"Ирина Степановская. Боковая ветвь " - читать интересную книгу автора

"Он думает о ней так же, как и я", - подумал Серов, и что-то пребольно
кольнуло ему в левую половину груди.
- А с кем я разговариваю? - поинтересовался он.
- Доктор Савенко.
- Вы аспирант? - Что-то он не слышал такую фамилию в разговорах об
аспирантах.
- Соискатель.
- Значит, вы пришли из практики? - Вячеслава Сергеевича интересовал
возраст его заочного собеседника.
- Я после армии, - раздраженно сказал ему в ответ Савенко. Он терпел
эти ненужные и глупые, как ему казалось, вопросы только потому, что
спрашивающий был ее мужем. Но уж ни за что бы он сам, своими руками не
толкнул его в Петербург, туда, куда уехала его любовь, его надежда, предмет
его тайных мечтаний. Он сам страшно хотел поехать на конференцию вместе с
ней. Но она почему-то выбрала себе в спутники старика с внешностью
добродушной жабы, проректора по науке, которого кто-то из институтских
остряков еще миллион лет до нашей эры прозвал Ни рыба ни мясо.

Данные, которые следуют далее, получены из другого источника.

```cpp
extern "C" int pxa_attn_plan(const pxa_attn_args* a, int backward, char* out, int out_len) {
  AttnParams p; AttnPlan g;
  int n, qpb = 0;
  if (!backward) {
    if (int rc = plan_fwd(a, p, g)) return rc;
    if (int rc = fwd_grid(g.fwd, p, qpb)) return rc;
    PXA_CHECK(out && out_len > 0, "pxa_attn_plan: no text buffer");
    static const char* const name[] = {"kvres", "fwd4", "fwd2", "fwd1"};
    static const char* const kernel[] = {"attn_fwd_kvres_kernel", "attn_fwd4_kernel", "attn_fwd2_kernel", "attn_fwd_kernel"};
    n = snprintf(out, out_len, "fwd=%s fwd_kernel=%s fwd_nx=%d", name[(int)g.fwd], kernel[(int)g.fwd], p.nx);
  } else {
    if (int rc = plan_bwd(a, p, g)) return rc;
    const bool pre = a->q_prescaled != 0;
    static const char* const pre_name[] = {"none", "rows", "strided"};
    static const char* const pre_kernel[] = {"-", "attn_delta_rows_kernel", "attn_delta_kernel"};
    static const char* const dq_name[] = {"kvres", "dq4", "dq2", "r2"};
    static const char* const dq_kernel[] = {"attn_bwd_dq_kvres_kernel", "attn_bwd_dq4_kernel", "attn_bwd_dq2_kernel", "attn_bwd_dq_kernel"};
    static const char* const dkv_name[] = {"dkv4", "dkv2", "dkv2_plain", "dkv5", "dkv3", "r2"};
    static const char* const dkv_kernel[] = {"attn_bwd_dkv4_kernel", "attn_bwd_dkv2_kernel<1>", "attn_bwd_dkv2_kernel<0>", "attn_bwd_dkv5_kernel", "attn_bwd_dkv3_kernel<2>",
                                             "attn_bwd_dkv_kernel"};
    int dq_nx = 0, dkv_nx = 0;
    if (p.dQ) {
      if (int rc = dq_grid(g.dq, p, qpb)) return rc;
      dq_nx = p.nx;
    }
    if (p.dK) {
      if (int rc = dkv_grid(g.dkv, p, g.max_k)) return rc;
      dkv_nx = p.nx;
    }
    PXA_CHECK(out && out_len > 0, "pxa_attn_plan: no text buffer");
    const bool dq_pre = p.dQ && g.dq == AttnDq::dq4, dkv_pre = p.dK && (g.dkv == AttnDkv::dkv4 || g.dkv == AttnDkv::dkv5);
    n = snprintf(out, out_len, "pre=%s dq=%s dkv=%s pre_kernel=%s dq_kernel=%s%s dq_nx=%d dkv_kernel=%s%s dkv_nx=%d", pre_name[(int)g.pre],
                 p.dQ ? dq_name[(int)g.dq] : "skip", p.dK ? dkv_name[(int)g.dkv] : "skip", pre_kernel[(int)g.pre],
                 p.dQ ? dq_kernel[(int)g.dq] : "-", dq_pre ? (pre ? "<true>" : "<false>") : "", dq_nx,
                 p.dK ? dkv_kernel[(int)g.dkv] : "-", dkv_pre ? (pre ? "<true>" : "<false>") : "", dkv_nx);
  }
  PXA_CHECK(n < out_len, "pxa_attn_plan: text buffer of %d bytes is too small", out_len);
  return 0;
}

#if FWD4_TRACE
extern "C" int pxa_attn_fwd4_trace(unsigned long long* out) { return hipMemcpyFromSymbol(out, HIP_SYMBOL(fwd4_trace_buf), sizeof(fwd4_trace_buf)) == hipSuccess ? 0 : -1; }
#endif
```

Before: 2.456 steps/s.

## Make dK/dV attention backward kernel persistent with cross-item prefetch

Adds a persistent variant of the dkv4 backward kernel that launches one block per CU (rounded to a multiple of 8) and loops over (key-block, head, batch) items. At the end of each item's Q loop, the DMA pipeline already wraps into the next item's Q/dO/stats tiles, and the next K/V fragments are requested before the current dK/dV rows are stored. This is meant to hide per-block prologue and epilogue latency and the tail effect. It adds loop bookkeeping and register pressure, and it relies on items being at least the CU count. Enabled by default and controllable through an env knob.

```diff
diff --git a/pixart_sigma_amd/csrc/attn.hip b/pixart_sigma_amd/csrc/attn.hip
--- a/pixart_sigma_amd/csrc/attn.hip
+++ b/pixart_sigma_amd/csrc/attn.hip
@@ -33,15 +33,15 @@
   int nx;
   const bf16_t* stats;
   int Nq64;
+  int items;
 };
 
 #ifndef ATTN_XCD_HEADS
 #define ATTN_XCD_HEADS 1
 #endif
-__device__ __forceinline__ void block_coords(const AttnParams& p, int& bx, int& h, int& b) {
-  int v = blockIdx.x;
+__device__ __forceinline__ void item_coords(const AttnParams& p, int v, int total, int& bx, int& h, int& b) {
 #if ATTN_XCD_HEADS
-  const int T = gridDim.x, xq = T >> 3, xr = T & 7, xcd = v & 7;
+  const int xq = total >> 3, xr = total & 7, xcd = v & 7;
   v = xcd * xq + min(xcd, xr) + (v >> 3);
 #endif
   bx = v % p.nx;
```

Кто такой этот остряк, жив ли он до сих пор, работает ли еще или, может
быть, делся куда-нибудь, никто и понятия не имел, а Ни рыба ни мясо как
приходил на работу, слегка помахивая потертым портфельчиком, много лет
назад, так и сейчас ходит. И даже, как казалось абсолютно всем, портфельчик
у него был все тот же - старый, потрепанный.
- Значит, и сколько дней будет идти конференция, вы не знаете? - задал
Серов последний вопрос.
"Не знаю", - хотел ответить Женя Савенко, хотя отыскавшийся накануне
факс с сообщением о конференции лежал сейчас на столе Натальи Васильевны
перед ним. Он ужасно ревновал Наталью к мужу, он ненавидел Серова. Но если
Серов все-таки поедет в Санкт-Петербург и скажет ей, что он, Женя, отказался
дать ему необходимую справку, Наталья Васильевна может рассердиться. Этого
он не мог допустить. И исходя печалью и ревностью, он взял в руки факс и
продиктовал Серову программу, включая время и место проведения банкета.

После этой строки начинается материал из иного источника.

## Make eval cache two-way set associative with stone-count replacement and double its size

Turns the direct-mapped Connect4 evaluation cache into two-way buckets. Probes load both ways (8 lanes), and on a miss a victim way is chosen, preferring an empty way and otherwise the entry with more stones. The chosen way is carried to the store path through a per-slot byte array or LDS, and the default table size doubles. The aim is a higher hit rate so fewer positions need full network evaluations, at the cost of more probe bandwidth, extra ballots and more memory.

```diff
diff --git a/blackbird_amd/csrc/engine.hip b/blackbird_amd/csrc/engine.hip
--- a/blackbird_amd/csrc/engine.hip
+++ b/blackbird_amd/csrc/engine.hip
@@ -210,6 +210,7 @@
     size_t eval_cache_bytes = 0;
     int *miss_count = nullptr;
     int *miss_slot = nullptr;
+    unsigned char *miss_way = nullptr;
     int miss_next[2] = {0, 0};
     bool mega = false;
     bool async_selfplay = false;
@@ -328,7 +329,7 @@
         return 0;
     const char *on = getenv("BB_EVAL_CACHE"), *lg = getenv("BB_EVAL_CACHE_LOG2");
     if (on && atoi(on) == 0) return 0;
-    const int k = lg ? atoi(lg) : cfg->game == BB_GAME_DRAGONCHESS ? 24 : 26;
+    const int k = lg ? atoi(lg) : cfg->game == BB_GAME_DRAGONCHESS ? 24 : 27;
     return k < 10 ? 10 : k > 32 ? 32 : k;
 }
 
@@ -466,7 +467,8 @@
         }
     }
     if (!rc) rc = dalloc(e, d.eval_cache_ctr, 2);
-    if (!rc && d.eval_cache && e->async_selfplay) rc = dalloc(e, e->miss_count, 8) || dalloc(e, e->miss_slot, (size_t)cfg->n_slots);
+    if (!rc && d.eval_cache && e->async_selfplay)
+        rc = dalloc(e, e->miss_count, 8) || dalloc(e, e->miss_slot, (size_t)cfg->n_slots) || dalloc(e, e->miss_way, (size_t)cfg->n_slots);
     if (rc) {
         bb_destroy(e);
         return rc;
@@ -1490,12 +1492,13 @@
                     EvalCache store = {nullptr, 0};
                     if constexpr (G::CACHE_KEY) {
                         if (d.eval_cache && e->miss_count && e->general_net) {
-                            store = {(u32x4 *)d.eval_cache, d.eval_cache_log2};
+                            store = {(u32x4 *)d.eval_cache, d.eval_cache_log2, e->miss_way + d.slot_offset};
                             int *mc = e->miss_count + 4 * v, *ms = e->miss_slot + d.slot_offset;
                             if (e->miss_next[v] != round)
                                 HIPCHK(hipMemsetAsync(mc, 0, 4 * sizeof(int), st));
                             e->miss_next[v] = round + 1;
-                            k_eval_cache_probe<G><<<(d.n_slots + 3) / 4, 256, 0, st>>>(e->net, store, n_ptr, slot_list, mc, round, ms, ls,
+                            k_eval_cache_probe<G><<<(d.n_slots + 3) / 4, 256, 0, st>>>(e->net, store, n_ptr, slot_list, mc, round, ms,
+                                                                                       e->miss_way + d.slot_offset, ls,
                                                                                        d.leaf_game_id, d.leaf_serial, e->cfg.noise_on,
                                                                                        d.eval_value, d.eval_policy, G::S, d.evals,
                                                                                        d.eval_cache_ctr);
diff --git a/blackbird_amd/csrc/eval_probe.hip.h b/blackbird_amd/csrc/eval_probe.hip.h
--- a/blackbird_amd/csrc/eval_probe.hip.h
+++ b/blackbird_amd/csrc/eval_probe.hip.h
@@ -4,6 +4,7 @@
 template <class G>
 __global__ void __launch_bounds__(256)
 k_eval_cache_probe(NetDev nd, EvalCache cache, const int *n_ptr, const int *slot_list, int *miss_count, int round, int *miss_slot,
+                   unsigned char *miss_way,
                    const typename G::State *states, const uint32_t *game_id, const int32_t *serial, int noise, float *value_out,
                    float *policy_out, int pstride, uint64_t *evals, unsigned long long *ctr) {
     static_assert(G::CACHE_KEY, "a game whose positions have a one-word key (Connect4)");
@@ -14,11 +15,12 @@
     const int slot = slot_list[live ? pos : 0];
     const typename G::State st = states[slot];
     const uint64_t key = live ? G::cache_key(st) : 0;
-    u32x4 *const entry = eval_cache_entry(cache, key);
-    const u32x4 chunk = eval_cache_load(entry, lane);
+    u32x4 *const bucket = eval_cache_bucket(cache, key);
+    const u32x4 chunk = eval_cache_load(bucket, lane);
     if (blockIdx.x == 0 && threadIdx.x == 0) miss_count[(round + 2) & 3] = 0;
     float cv = 0.f, cpr = 0.f;
-    const bool hit = eval_cache_hit<G::A>(chunk, key, lane, cv, cpr) && key != 0;
+    int way = 0;
+    const bool hit = eval_cache_hit<G>(chunk, key, lane, cv, cpr, way) && key != 0;
     if (hit) {
         if (lane == 0) {
             value_out[slot] = cv;
@@ -28,6 +30,7 @@
     }
     if (lane == 0) {
         s_slot[wave] = live && !hit ? slot : -1;
+        if (live && !hit) miss_way[slot] = (unsigned char)way;
         s_probe[wave] = key ? 1 + (int)hit : 0;
     }
     __syncthreads();
diff --git a/blackbird_amd/csrc/games.hip.h b/blackbird_amd/csrc/games.hip.h
--- a/blackbird_amd/csrc/games.hip.h
+++ b/blackbird_amd/csrc/games.hip.h
@@ -171,6 +171,14 @@
         if (!DROP || (b1 & b2) || (occ & ~board_mask()) || (occ & ~above)) return 0;
         return b1 | (above & ~occ) | ((uint64_t)(gs_player(s) == 1) << 63);
     }
+    BB_HD static int key_stones(uint64_t key) {
+        static_assert(H + 1 <= 8 && (H + 1) * STR <= 63, "three doubling steps reach the floor; bit 63 is the player");
+        uint64_t f = key & ~(1ull << 63);
+        f |= f >> STR;
+        f |= f >> (2 * STR);
+        f |= f >> (4 * STR);
+        return bb_popc64(f) - W;
+    }
 };
 
 BB_HD uint64_t bb_mix64(uint64_t z) {
@@ -184,6 +192,19 @@
 
 using Connect4 = GridGame<6, 7, 4, 8, 7, 8, 0>;
 using TicTacToe = GridGame<3, 3, 3, 4, 9, 16, 1>;
+
+template <class G>
+BB_HD int eval_cache_pick_way(uint64_t key, bool whole0, uint64_t occ0, bool whole1) {
+    if (!whole0) return 0;
+    if (!whole1) return 1;
+    return G::key_stones(key) <= G::key_stones(occ0) ? 0 : 1;
+}
+template <class G>
+BB_HD int eval_cache_pick_way_of(uint64_t key, const uint64_t k[8]) {
+    const bool whole0 = k[0] != 0 && k[1] == k[0] && k[2] == k[0] && k[3] == k[0];
+    const bool whole1 = k[4] != 0 && k[5] == k[4] && k[6] == k[4] && k[7] == k[4];
+    return eval_cache_pick_way<G>(key, whole0, k[0], whole1);
+}
 
 struct alignas(16) DCState {
     int8_t b[64];
diff --git a/blackbird_amd/csrc/net.hip.h b/blackbird_amd/csrc/net.hip.h
--- a/blackbird_amd/csrc/net.hip.h
+++ b/blackbird_amd/csrc/net.hip.h
@@ -144,9 +144,10 @@
 struct EvalCache {
     u32x4 *tab;
     int log2;
+    const unsigned char *way = nullptr;
 };
-__device__ __forceinline__ u32x4 *eval_cache_entry(const EvalCache &c, uint64_t key) {
-    return c.tab + 4 * (size_t)(bb_mix64(key) >> (64 - c.log2));
+__device__ __forceinline__ u32x4 *eval_cache_bucket(const EvalCache &c, uint64_t key) {
+    return c.tab + 8 * (size_t)(bb_mix64(key) >> (65 - c.log2));
 }
 template <int A>
 __device__ __forceinline__ void eval_cache_put(u32x4 *entry, uint64_t key, float value, float pr, int lane) {
@@ -157,19 +158,30 @@
         *(__attribute__((address_space(1))) u32x4 *)(void *)(entry + lane) =
             u32x4{(uint32_t)key, (uint32_t)(key >> 32), __float_as_uint(c == 0 ? value : lo), __float_as_uint(hi)};
 }
-__device__ __forceinline__ u32x4 eval_cache_load(const u32x4 *entry, int lane) {
+__device__ __forceinline__ u32x4 eval_cache_load(const u32x4 *bucket, int lane) {
     u32x4 z = {0u, 0u, 0u, 0u};
-    if (lane < 4) z = *(const __attribute__((address_space(1))) u32x4 *)(const void *)(entry + lane);
+    if (lane < 8) z = *(const __attribute__((address_space(1))) u32x4 *)(const void *)(bucket + lane);
     return z;
 }
-template <int A>
-__device__ __forceinline__ bool eval_cache_hit(u32x4 ch, uint64_t key, int lane, float &value, float &pr) {
-    const bool ok = lane < 4 && ch[0] == (uint32_t)key && ch[1] == (uint32_t)(key >> 32);
-    if ((__ballot(ok) & 0xFull) != 0xFull) return false;
+template <class G>
+__device__ __forceinline__ bool eval_cache_hit(u32x4 ch, uint64_t key, int lane, float &value, float &pr, int &way) {
+    constexpr int A = G::A;
+    const bool ok = lane < 8 && ch[0] == (uint32_t)key && ch[1] == (uint32_t)(key >> 32);
+    const unsigned m = (unsigned)__ballot(ok) & 0xFFu;
+    if ((m & 0x0Fu) != 0x0Fu && (m & 0xF0u) != 0xF0u) {
+        const uint64_t mine = (uint64_t)ch[0] | ((uint64_t)ch[1] << 32);
+        const uint64_t k0 = ((uint64_t)__builtin_amdgcn_readlane(ch[1], 0) << 32) | (uint32_t)__builtin_amdgcn_readlane(ch[0], 0);
+        const uint64_t k1 = ((uint64_t)__builtin_amdgcn_readlane(ch[1], 4) << 32) | (uint32_t)__builtin_amdgcn_readlane(ch[0], 4);
+        const unsigned w = (unsigned)__ballot(lane < 8 && mine != 0 && mine == (lane < 4 ? k0 : k1)) & 0xFFu;
+        way = eval_cache_pick_way<G>(key, (w & 0x0Fu) == 0x0Fu, k0, (w & 0xF0u) == 0xF0u);
+        return false;
+    }
+    const int o = (m & 0x0Fu) == 0x0Fu ? 0 : 4;
+    way = o >> 2;
     const float f0 = __uint_as_float(ch[2]), f1 = __uint_as_float(ch[3]);
-    value = lane_f32(f0, 0);
+    value = lane_f32(f0, o);
     const int i = (lane < A ? lane : 0) + 1;
-    const float lo = __shfl(f0, i >> 1, 64), hi = __shfl(f1, i >> 1, 64);
+    const float lo = __shfl(f0, o + (i >> 1), 64), hi = __shfl(f1, o + (i >> 1), 64);
     pr = lane < A ? ((i & 1) ? hi : lo) : 0.f;
     return true;
 }
@@ -328,7 +340,7 @@
     key = 0;
     if constexpr (G::CACHE_KEY) {
         if (store.tab && states && live) key = G::cache_key(states[pos]);
-        if (key) return eval_cache_entry(store, key);
+        if (key) return eval_cache_bucket(store, key) + 4 * (store.way ? store.way[pos] & 1 : 0);
     }
     return nullptr;
 }
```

Серов поблагодарил, извинился за беспокойство и положил трубку. Женя
кинул в ответ свою на рычаг и сел на Наташино место за стол. Так он посидел
в совершенной неподвижности, молча, потом потрогал ее оставленную на столе
самую простую, обыкновенную шариковую ручку, прочитал, что было написано на
листе календаря, лежавшем перед ним (кстати, ничего особенного там написано
не было, какие-то отрывочные слова, напоминающие о чем-то несделанном),
понюхал, не открывая пробки, стоящий сбоку флакончик духов. Открыл передний
незапертый ящик стола и увидел в нем пудреницу, старую сломанную линейку,
пачку цветных карандашей, коробку скрепок. И небрежность, и обыденность, с
которой лежали здесь вещи, к которым притрагивалась она, привели все его
чувства в расстройство. Ему хотелось закричать, завыть от невозможности
достигнуть того, о чем он мечтал последние несколько лет. А именно - чтобы
его назвали любимым и чтобы не к этим дурацким скрепкам, а к нему самому,
как было однажды, в страстном порыве притронулись ее руки.
На краю кресла валялся брошенный шарф, в который она куталась, когда на
улице шел сильный дождь, который она набрасывала на себя, когда ветер менял
направление и дул из окон. Женя взял его и зарылся лицом в него. Шарф хранил
ее запах.
Женя знал: Наталья Васильевна не любит сырости, дождя, холодного ветра.